Collect each line of the entries that holds the string "csrc".

INPUT RECORDS:
= Beginning of Section =

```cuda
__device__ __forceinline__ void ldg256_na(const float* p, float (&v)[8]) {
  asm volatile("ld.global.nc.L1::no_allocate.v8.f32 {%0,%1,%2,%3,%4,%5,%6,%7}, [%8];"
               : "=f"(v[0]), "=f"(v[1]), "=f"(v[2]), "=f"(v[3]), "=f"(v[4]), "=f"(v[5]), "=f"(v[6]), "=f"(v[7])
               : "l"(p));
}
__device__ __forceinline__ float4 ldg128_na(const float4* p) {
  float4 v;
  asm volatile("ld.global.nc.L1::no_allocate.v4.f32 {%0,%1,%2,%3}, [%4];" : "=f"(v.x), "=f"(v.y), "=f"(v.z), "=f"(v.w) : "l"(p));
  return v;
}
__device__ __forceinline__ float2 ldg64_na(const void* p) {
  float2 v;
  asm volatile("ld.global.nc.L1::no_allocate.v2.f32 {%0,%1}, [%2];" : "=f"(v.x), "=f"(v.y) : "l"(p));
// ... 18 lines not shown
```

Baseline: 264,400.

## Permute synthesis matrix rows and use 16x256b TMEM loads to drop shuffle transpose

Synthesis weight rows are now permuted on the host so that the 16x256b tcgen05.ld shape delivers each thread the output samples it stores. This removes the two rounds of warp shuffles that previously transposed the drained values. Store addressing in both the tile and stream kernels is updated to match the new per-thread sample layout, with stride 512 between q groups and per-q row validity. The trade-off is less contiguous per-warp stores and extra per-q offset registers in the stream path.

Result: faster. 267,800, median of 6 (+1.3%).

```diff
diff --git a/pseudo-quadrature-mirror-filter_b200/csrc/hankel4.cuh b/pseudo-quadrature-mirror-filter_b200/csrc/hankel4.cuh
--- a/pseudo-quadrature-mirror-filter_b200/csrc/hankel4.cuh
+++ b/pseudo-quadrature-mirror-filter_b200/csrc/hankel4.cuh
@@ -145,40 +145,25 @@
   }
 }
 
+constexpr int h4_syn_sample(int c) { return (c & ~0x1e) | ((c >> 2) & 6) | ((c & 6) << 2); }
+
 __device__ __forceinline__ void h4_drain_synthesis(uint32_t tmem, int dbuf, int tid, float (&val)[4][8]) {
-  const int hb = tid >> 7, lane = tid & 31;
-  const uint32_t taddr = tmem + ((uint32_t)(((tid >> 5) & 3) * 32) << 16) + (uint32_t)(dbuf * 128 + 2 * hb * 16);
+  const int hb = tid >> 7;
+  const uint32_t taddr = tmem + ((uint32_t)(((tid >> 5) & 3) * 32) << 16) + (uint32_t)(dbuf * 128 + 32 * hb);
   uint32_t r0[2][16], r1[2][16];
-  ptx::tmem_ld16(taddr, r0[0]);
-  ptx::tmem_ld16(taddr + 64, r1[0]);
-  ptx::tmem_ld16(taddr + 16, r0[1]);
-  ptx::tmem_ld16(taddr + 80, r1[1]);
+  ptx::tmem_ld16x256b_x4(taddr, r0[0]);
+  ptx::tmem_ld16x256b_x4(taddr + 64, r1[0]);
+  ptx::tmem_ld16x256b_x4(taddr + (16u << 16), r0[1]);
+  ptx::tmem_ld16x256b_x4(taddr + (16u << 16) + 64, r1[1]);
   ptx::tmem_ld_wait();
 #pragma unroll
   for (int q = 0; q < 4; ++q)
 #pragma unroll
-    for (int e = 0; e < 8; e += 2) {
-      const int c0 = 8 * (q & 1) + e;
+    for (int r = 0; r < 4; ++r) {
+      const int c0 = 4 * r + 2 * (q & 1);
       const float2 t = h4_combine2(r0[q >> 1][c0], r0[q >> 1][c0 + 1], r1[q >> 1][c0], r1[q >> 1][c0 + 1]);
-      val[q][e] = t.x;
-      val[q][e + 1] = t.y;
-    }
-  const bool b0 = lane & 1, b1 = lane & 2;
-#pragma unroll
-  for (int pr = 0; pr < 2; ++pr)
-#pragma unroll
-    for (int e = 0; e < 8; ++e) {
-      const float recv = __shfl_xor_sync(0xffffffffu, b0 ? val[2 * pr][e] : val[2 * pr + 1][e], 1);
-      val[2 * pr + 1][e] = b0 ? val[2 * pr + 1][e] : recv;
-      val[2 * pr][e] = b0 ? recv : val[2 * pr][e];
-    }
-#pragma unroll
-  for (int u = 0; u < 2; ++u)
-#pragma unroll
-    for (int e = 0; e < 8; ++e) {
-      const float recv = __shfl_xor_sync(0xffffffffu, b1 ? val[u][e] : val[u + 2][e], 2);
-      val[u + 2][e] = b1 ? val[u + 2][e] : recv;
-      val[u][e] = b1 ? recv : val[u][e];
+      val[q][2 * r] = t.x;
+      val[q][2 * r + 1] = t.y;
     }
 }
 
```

= End of Section =

PROBLEM SOLUTION:
diff --git a/pseudo-quadrature-mirror-filter_b200/csrc/hankel4.cuh b/pseudo-quadrature-mirror-filter_b200/csrc/hankel4.cuh
--- a/pseudo-quadrature-mirror-filter_b200/csrc/hankel4.cuh
+++ b/pseudo-quadrature-mirror-filter_b200/csrc/hankel4.cuh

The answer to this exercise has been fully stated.